We went to Jinja today – the second largest
town in Uganda and about 75 miles from Kampala. There were two reasons for
going there I guess: firstly it’s a well-known tourist spot, so a good enough
reason for a family on holiday to visit it. But it is also on the itinerary for
one of the CRED teams in October so with my team’s coordinator hat on I had to
do a risk assessment and plan the finer details of what the team would be doing
on their visit.
One of the key reasons that Jinja has
developed into a tourist location is that it is situated on the banks of Lake
Victoria at the point where the mighty River Nile starts its journey north
until it enters the Mediterranean Sea. Thus Jinja is officially known as the
Source of the Nile.
As far as that goes, there’s not actually a
lot to see apart from a lot of water that somewhere stops being Lake Victoria
and starts being the River Nile. But one of the tourist industries that really
built up around it all was the ‘Nile Adventure’ industry, including a lot of
white water rafting due to the presence of a 7km stretch of the river that had
a series of pretty impressive rapids that people would raft down with great
delight and fuelled by a mssive surge of adrenaline.

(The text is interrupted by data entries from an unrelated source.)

# JunkyByte/deepcharuco

Hardware: AMD Instinct MI355X
Metric: frames/sec end-to-end (detect+refine) at 320x240; corner-id match vs ref (higher is better)
Workload: dtype f32; 1 GPU; bs=32/GPU x1 GPU(s) = 32 frames of 320x240, full detect+refine pipeline (BASELINE configs[1]); preset=cfg2, batch_per_gpu=32, global_batch=32, height=240, width=320, corner_pool_per_gpu=2048, frames=board, truncated_frames=0, distinct_ids_in_batch=16, parallelism=frames sharded, 1 process/GPU x1

## Files before the change

### deepcharuco_amd/_lib.py

```python
from __future__ import annotations

import ctypes as C
import os
import subprocess
from typing import Optional

_HERE = os.path.dirname(os.path.abspath(__file__))
LIB_PATH = os.environ.get("DCX_LIB") or os.path.join(_HERE, "libdeepcharuco_amd.so")
CSRC = os.path.join(_HERE, "csrc")

_lib: Optional[C.CDLL] = None


class DcxError(RuntimeError):
    def __init__(self, code: int, where: str):
        self.code = code
        try:
            msg = lib().dcx_error_string(code).decode()
        except Exception:
            msg = "?"
        super().__init__(f"{where} failed with code {code}: {msg}")


def build(force: bool = False, verbose: bool = False) -> str:
    cmd = ["make", "-C", CSRC, "-j4"]
    if force:
        subprocess.run(["make", "-C", CSRC, "clean"], check=True, capture_output=not verbose)
    res = subprocess.run(cmd, capture_output=True, text=True)
    if res.returncode != 0:
        raise RuntimeError("building libdeepcharuco_amd.so failed:\n" + res.stdout[-4000:] + res.stderr[-8000:])
    if verbose:
        print(res.stdout)
    return LIB_PATH


_vp, _i, _l, _sz = C.c_void_p, C.c_int, C.c_long, C.c_size_t
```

The main place to do this rafting, and an
area of outstanding beauty, was the Bujagali Falls located 10km downstream from
Jinja, and the point where the rapids were really really impressive. I have
been there several times – not to do the rafting (too much of a woose for
that!) but to enjoy the beauty, majesty and power of the Falls, and also to
watch others who are braver souls than I, as they hurtle down the rapids.
Today, when we visited, it was a very
different scene that greeted us. Gone are the rapids, gone is the rafting and
gone are most of the tourists – arrived is a massive great hydro-electric dam,
a flooded valley, and some pretty fed up locals.
Uganda is a developing nation, and
understandably is keen to find ways to increase its revenue as well as achieve
secure sources of energy. With all that energy contained in the River Nile
being right on its doorstep, it is no surprise that it is harnessing the power,
and using it not just for domestic power but also as a precious export.
Of course this has been done time and
again, all over the world, to various degrees in the name of progress. But
today was the first time that I actually met people who had been affected by
it, and heard their story – it brought a personal dimension that I’d not encountered
before.
Alex, and his brother Emmanuel, have lived
all their lives in and near Bujagali Falls. The water has been their permanent
friend, as well as provider of food, and source of employment. Before the dam
was built, Emmanuel earned money as a white-water rafting guide, and Alex was
known as the ‘jerry-can man’ due to his ability to ride the rapids sitting
astride a jerry-can! Indeed I remember seeing him in action, and afterwards he
would come out of the water and chat to the tourists and live off the tips that
he was given. Both of them made a reasonable wage out of it, and enjoyed what
they did.
But then the dam came, and the valley was
flooded. The water level rose by 25m, most of the islands that were dotted
within the river disappeared, and Emmanuel no longer had any white-water
rafters to guide, and Alex and his jerry can were made redundant.
Chatting to them today, they said how they
had been given a small amount of compensation - $500 total. Not very much for
the loss of a livelihood, but thankfully they were smart enough to invest the
money and bought a simple boat that can seat up to 15 people and with that they
are slowly building up a business in boat rides around the area.
We gave them some business today, and had a
very pleasant hour or so being guided past submerged islands, with just the
tops of the trees sticking out, and seeking out some of the birds that live
along the water’s edge. Four varieties of kingfisher, plus cormorants, herons,
storks, smaller birds, monkeys and even a monitor lizard were spotted, and the
lads delighted in telling us all everything they knew about each species.
But we also went past people trying to eke
a living out of the remaining bits of their land – the land that was the higher
ground, and is now at water’s edge. Farmers growing their daily food on land
that is very steep and precarious, when once they had had good land that gently
rose from the riverbanks. And of course in this country where 25m is a lot more
than the length of some people’s plots of land, there will be many families who
have lost all their land and are now living somewhere new, starting again with
trying to make ends meet.
In this time of climate change and
increased greenhouse gases due to excessive consumption of carbon fuels, the
need for alternative energy sources is more acute than ever. And as Uganda
seeks to develop itself as a nation, it is good to see how hydro-electric power
will be aiding that, rather than fossil fuels. It could be said that it would
have been irresponsible to do otherwise. But it adds an extra dimension to the
whole story when you meet some of the victims, and the situation moves from
being a faceless case-study of international development, to a personal story
of survival.
Thanks to the entrepreneurial spirit shown
by Alex and Emmanuel I’m hoping they’ll do OK. Oh that it might be so for all
the other families affected by the big new dam at Jinja.